--- START ---

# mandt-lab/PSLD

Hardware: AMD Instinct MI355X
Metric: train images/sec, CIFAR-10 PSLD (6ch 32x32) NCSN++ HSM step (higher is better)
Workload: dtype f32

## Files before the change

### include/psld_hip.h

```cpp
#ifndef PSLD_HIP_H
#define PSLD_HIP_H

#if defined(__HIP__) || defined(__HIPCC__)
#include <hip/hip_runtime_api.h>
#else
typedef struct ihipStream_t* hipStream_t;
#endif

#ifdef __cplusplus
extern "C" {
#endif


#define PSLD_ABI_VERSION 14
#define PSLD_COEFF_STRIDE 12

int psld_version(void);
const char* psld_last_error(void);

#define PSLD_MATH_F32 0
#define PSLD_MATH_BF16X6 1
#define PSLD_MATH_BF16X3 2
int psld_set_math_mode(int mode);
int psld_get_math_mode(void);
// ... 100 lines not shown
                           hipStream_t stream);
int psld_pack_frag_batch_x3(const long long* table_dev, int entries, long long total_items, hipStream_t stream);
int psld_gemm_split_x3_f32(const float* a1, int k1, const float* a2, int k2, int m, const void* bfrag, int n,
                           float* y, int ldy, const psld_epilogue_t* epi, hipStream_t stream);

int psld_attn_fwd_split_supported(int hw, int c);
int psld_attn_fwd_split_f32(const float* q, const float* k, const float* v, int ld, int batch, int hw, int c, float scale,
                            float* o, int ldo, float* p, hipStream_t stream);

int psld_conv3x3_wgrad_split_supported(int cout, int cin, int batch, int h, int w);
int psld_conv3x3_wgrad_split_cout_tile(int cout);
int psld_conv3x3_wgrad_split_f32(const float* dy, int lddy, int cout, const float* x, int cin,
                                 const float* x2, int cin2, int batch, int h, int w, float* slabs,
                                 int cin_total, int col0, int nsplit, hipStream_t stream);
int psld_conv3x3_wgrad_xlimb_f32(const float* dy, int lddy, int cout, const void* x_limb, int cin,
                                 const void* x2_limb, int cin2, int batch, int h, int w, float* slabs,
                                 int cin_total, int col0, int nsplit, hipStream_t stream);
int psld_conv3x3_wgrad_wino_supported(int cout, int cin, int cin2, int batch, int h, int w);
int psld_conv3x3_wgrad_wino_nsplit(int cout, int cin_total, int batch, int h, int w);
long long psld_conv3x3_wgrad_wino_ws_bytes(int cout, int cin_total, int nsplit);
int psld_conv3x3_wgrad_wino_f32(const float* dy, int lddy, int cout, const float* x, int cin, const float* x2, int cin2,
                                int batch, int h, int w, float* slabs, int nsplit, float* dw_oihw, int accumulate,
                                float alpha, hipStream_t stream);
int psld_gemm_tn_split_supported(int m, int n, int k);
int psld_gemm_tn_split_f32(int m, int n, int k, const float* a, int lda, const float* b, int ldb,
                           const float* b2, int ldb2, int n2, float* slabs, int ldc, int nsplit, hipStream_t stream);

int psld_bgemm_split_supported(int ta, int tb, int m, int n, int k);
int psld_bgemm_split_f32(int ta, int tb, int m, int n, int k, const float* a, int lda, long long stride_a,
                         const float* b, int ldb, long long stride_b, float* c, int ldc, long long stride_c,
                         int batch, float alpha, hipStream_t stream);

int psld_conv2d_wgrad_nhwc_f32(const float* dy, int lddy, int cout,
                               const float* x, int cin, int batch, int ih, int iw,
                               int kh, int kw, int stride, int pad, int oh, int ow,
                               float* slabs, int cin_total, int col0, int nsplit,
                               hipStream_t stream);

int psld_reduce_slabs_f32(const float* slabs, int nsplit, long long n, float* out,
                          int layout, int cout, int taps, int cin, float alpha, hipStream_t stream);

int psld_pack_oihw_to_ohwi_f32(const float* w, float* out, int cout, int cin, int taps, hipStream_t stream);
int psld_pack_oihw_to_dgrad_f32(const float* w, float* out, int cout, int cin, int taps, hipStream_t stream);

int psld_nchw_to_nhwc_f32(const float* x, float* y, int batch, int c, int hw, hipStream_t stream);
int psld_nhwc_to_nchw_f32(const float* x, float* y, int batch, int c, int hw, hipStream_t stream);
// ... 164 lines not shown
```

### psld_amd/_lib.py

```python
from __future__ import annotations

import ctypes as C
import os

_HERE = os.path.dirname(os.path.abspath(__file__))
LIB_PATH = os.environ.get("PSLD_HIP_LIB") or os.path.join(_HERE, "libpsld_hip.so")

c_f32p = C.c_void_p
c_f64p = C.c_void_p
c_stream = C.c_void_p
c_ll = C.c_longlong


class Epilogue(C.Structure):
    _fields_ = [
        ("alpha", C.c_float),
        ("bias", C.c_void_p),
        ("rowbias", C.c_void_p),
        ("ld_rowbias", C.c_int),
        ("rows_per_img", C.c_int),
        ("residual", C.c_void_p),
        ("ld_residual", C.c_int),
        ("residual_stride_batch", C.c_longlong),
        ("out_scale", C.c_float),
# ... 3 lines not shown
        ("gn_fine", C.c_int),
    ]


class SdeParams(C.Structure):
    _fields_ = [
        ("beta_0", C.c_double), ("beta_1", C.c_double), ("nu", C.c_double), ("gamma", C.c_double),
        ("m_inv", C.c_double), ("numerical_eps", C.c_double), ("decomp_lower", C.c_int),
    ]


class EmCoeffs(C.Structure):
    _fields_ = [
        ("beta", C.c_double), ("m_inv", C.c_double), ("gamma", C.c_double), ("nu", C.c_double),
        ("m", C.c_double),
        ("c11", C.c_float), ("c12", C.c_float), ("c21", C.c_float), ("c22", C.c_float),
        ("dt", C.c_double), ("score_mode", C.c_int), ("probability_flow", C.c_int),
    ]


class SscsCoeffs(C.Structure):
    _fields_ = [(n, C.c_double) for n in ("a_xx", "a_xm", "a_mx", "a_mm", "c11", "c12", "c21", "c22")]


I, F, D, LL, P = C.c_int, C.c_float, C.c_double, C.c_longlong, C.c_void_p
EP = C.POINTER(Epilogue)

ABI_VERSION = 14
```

--- END ---
--- START ---

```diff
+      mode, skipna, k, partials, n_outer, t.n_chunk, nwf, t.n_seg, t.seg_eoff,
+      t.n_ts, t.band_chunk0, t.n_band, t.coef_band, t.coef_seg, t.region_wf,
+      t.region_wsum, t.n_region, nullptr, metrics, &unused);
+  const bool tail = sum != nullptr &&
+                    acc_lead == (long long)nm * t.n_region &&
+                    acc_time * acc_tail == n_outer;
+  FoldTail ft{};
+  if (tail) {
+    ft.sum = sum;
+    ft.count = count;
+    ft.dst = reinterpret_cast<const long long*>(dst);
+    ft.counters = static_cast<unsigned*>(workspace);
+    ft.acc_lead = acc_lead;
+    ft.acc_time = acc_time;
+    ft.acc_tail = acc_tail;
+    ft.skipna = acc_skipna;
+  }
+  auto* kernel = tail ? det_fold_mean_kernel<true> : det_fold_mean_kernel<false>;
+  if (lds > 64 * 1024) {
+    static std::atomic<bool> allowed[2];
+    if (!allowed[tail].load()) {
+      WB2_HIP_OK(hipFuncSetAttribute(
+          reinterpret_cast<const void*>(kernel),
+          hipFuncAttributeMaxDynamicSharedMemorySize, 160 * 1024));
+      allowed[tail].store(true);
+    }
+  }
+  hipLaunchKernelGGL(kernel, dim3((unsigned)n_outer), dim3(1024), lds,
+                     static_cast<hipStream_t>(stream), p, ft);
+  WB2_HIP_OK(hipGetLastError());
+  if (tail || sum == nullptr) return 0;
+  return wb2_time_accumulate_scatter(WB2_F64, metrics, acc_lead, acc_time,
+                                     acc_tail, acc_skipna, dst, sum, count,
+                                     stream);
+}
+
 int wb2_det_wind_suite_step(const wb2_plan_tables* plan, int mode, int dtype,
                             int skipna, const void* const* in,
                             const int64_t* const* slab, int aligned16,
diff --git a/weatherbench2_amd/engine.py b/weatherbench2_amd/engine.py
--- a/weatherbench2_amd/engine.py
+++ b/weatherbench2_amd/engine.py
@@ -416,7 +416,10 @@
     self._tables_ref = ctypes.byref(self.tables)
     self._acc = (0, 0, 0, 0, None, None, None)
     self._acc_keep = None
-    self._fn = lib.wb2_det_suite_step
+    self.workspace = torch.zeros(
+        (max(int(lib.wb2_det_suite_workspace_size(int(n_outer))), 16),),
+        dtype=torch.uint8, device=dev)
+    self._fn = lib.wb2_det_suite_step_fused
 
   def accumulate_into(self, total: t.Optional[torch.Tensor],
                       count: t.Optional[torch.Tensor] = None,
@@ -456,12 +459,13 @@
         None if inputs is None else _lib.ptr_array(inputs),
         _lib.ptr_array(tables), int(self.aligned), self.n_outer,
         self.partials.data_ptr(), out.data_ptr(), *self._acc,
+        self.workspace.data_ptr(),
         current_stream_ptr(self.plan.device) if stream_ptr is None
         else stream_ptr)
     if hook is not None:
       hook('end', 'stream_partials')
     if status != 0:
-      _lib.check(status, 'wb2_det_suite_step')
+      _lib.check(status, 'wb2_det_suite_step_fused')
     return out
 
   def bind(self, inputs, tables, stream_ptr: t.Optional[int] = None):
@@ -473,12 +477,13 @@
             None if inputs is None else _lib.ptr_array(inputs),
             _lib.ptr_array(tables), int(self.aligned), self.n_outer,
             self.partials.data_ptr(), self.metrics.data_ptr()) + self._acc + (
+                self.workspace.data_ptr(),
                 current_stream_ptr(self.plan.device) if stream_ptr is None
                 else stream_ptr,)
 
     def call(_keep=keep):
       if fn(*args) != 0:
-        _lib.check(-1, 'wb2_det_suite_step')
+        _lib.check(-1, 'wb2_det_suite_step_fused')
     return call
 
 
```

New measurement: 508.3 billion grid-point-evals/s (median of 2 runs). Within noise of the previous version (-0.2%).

--- END ---
--- START ---

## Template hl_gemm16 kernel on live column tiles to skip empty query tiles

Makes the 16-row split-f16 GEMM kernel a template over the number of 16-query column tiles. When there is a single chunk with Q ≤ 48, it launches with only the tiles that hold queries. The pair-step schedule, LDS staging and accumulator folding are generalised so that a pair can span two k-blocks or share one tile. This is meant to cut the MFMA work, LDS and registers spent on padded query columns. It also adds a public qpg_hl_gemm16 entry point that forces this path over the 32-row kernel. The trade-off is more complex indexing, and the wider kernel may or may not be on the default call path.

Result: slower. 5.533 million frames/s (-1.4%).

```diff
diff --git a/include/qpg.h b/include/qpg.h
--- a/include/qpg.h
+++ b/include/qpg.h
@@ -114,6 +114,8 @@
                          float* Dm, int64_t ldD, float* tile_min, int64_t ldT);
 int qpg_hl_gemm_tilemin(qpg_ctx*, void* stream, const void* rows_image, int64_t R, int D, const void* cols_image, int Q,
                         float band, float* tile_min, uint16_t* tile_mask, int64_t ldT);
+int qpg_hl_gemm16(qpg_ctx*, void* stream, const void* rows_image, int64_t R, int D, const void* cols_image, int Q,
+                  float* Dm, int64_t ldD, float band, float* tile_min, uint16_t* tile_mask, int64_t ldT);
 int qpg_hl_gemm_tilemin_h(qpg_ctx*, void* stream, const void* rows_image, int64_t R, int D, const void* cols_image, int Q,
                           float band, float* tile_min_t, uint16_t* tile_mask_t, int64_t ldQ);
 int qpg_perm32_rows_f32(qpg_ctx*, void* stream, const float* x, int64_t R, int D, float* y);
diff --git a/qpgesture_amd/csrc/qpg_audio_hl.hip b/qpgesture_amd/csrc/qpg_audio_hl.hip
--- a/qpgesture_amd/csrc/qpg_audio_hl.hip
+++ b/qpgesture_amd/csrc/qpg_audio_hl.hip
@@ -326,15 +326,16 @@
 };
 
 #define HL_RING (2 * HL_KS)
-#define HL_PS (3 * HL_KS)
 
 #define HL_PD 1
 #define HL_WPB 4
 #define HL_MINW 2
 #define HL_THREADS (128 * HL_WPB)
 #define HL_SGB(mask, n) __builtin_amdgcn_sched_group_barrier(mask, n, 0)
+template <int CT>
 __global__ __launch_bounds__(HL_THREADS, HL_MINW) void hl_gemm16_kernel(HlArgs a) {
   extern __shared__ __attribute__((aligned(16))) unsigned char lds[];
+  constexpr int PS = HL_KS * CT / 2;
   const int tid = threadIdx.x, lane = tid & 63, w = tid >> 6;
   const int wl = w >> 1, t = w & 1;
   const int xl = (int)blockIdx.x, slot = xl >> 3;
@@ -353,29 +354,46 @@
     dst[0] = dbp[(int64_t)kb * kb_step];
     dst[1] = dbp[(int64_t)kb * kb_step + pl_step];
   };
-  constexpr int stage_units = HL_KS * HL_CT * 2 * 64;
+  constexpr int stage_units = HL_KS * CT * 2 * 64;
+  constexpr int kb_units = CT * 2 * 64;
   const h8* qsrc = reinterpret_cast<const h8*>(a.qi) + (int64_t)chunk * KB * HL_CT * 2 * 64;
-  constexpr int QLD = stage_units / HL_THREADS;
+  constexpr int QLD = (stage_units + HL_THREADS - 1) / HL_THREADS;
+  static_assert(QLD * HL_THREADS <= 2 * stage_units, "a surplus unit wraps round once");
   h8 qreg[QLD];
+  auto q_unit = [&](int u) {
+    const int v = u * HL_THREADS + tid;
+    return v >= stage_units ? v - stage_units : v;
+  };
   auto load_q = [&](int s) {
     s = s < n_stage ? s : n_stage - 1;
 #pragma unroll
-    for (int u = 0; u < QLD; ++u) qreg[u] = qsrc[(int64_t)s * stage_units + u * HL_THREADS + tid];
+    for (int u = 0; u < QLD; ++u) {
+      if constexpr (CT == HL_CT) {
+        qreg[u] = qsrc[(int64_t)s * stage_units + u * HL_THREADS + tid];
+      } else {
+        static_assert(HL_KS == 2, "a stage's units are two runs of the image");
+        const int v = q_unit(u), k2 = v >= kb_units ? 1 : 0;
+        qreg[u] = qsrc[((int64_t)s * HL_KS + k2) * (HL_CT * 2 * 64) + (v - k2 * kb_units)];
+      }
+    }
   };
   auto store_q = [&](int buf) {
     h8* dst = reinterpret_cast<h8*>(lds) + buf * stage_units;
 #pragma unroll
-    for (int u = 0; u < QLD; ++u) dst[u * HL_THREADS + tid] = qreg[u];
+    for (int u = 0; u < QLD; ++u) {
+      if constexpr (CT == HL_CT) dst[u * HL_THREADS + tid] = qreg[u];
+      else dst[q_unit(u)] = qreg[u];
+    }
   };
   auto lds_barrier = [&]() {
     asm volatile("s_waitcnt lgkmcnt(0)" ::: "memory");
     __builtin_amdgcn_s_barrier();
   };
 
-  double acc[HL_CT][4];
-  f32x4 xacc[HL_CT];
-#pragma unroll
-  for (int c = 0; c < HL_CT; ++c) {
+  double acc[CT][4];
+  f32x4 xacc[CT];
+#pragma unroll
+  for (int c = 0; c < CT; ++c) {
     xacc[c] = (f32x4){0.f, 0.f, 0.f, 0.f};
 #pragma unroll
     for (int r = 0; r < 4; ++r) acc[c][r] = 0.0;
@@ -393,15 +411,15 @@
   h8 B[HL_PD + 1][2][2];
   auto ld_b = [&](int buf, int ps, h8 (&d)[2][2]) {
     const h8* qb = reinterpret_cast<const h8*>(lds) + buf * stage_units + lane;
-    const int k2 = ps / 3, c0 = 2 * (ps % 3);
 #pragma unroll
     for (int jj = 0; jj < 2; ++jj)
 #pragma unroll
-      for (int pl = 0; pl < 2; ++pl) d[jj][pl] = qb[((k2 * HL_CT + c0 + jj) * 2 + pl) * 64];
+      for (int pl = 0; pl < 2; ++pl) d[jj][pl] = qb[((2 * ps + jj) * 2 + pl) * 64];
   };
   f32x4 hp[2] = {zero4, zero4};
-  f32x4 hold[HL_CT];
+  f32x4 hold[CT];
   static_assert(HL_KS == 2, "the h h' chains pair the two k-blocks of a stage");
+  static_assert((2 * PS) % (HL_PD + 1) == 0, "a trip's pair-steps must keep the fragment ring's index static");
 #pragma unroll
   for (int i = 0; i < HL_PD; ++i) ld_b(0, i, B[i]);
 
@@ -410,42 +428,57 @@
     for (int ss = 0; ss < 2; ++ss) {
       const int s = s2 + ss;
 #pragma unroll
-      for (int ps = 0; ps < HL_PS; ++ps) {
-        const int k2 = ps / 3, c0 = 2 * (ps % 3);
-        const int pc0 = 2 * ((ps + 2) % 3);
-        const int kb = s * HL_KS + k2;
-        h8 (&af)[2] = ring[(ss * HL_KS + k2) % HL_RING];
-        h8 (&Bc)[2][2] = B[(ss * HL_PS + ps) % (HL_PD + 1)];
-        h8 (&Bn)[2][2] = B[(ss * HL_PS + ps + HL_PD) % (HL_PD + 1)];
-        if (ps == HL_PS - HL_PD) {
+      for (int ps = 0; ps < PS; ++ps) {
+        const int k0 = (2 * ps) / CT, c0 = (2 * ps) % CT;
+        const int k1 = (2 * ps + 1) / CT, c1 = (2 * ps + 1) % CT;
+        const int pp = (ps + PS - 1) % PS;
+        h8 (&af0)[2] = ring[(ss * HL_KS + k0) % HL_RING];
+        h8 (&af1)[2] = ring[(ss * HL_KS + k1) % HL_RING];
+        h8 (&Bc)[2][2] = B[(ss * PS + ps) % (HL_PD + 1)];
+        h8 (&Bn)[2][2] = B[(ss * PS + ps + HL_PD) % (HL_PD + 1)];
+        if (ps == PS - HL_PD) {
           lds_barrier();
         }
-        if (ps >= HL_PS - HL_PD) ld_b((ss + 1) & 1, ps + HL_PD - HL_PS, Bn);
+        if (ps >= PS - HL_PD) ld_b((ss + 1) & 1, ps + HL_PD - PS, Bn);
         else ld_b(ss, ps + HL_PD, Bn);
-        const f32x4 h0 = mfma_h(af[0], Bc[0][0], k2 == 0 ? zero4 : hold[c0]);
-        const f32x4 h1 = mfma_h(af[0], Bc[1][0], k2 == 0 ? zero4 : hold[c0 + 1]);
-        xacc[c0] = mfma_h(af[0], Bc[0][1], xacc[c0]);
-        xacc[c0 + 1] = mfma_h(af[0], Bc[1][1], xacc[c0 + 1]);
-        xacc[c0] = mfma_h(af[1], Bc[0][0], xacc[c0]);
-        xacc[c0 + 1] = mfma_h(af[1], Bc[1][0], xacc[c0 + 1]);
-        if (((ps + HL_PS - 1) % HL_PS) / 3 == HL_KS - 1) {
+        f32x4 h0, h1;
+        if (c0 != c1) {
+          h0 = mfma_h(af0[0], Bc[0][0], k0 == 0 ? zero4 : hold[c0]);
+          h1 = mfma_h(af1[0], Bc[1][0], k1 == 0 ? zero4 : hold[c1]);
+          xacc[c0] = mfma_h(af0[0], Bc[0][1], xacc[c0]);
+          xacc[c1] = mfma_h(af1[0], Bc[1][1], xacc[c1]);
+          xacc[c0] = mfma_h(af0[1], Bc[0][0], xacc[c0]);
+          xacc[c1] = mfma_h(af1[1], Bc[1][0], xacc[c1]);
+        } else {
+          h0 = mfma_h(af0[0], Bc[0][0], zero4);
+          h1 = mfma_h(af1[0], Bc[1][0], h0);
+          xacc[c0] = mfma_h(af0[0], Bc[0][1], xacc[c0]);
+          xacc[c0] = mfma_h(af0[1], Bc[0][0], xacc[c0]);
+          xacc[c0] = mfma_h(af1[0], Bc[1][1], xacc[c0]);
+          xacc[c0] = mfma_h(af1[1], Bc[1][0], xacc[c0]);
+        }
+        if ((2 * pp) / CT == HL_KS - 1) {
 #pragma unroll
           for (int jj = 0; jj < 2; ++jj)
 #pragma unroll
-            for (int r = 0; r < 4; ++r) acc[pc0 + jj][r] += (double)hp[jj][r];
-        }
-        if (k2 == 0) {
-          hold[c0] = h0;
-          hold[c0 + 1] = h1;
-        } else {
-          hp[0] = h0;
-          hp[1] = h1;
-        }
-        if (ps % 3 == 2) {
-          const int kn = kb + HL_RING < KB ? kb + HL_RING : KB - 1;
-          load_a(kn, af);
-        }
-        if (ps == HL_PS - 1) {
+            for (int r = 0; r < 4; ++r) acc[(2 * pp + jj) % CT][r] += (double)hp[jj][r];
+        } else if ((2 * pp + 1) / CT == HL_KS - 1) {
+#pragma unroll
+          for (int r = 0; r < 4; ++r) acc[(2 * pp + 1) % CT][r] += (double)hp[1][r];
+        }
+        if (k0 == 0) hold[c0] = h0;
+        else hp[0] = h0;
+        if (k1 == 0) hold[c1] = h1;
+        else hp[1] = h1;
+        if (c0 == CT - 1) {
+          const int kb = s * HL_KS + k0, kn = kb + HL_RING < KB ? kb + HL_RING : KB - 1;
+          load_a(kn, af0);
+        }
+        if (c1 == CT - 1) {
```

--- END ---

Each line of the entries above that has the word "slabs" is to be copied.

                                 const float* x2, int cin2, int batch, int h, int w, float* slabs,
                                 const void* x2_limb, int cin2, int batch, int h, int w, float* slabs,
                                int batch, int h, int w, float* slabs, int nsplit, float* dw_oihw, int accumulate,
                           const float* b2, int ldb2, int n2, float* slabs, int ldc, int nsplit, hipStream_t stream);
                               float* slabs, int cin_total, int col0, int nsplit,
int psld_reduce_slabs_f32(const float* slabs, int nsplit, long long n, float* out,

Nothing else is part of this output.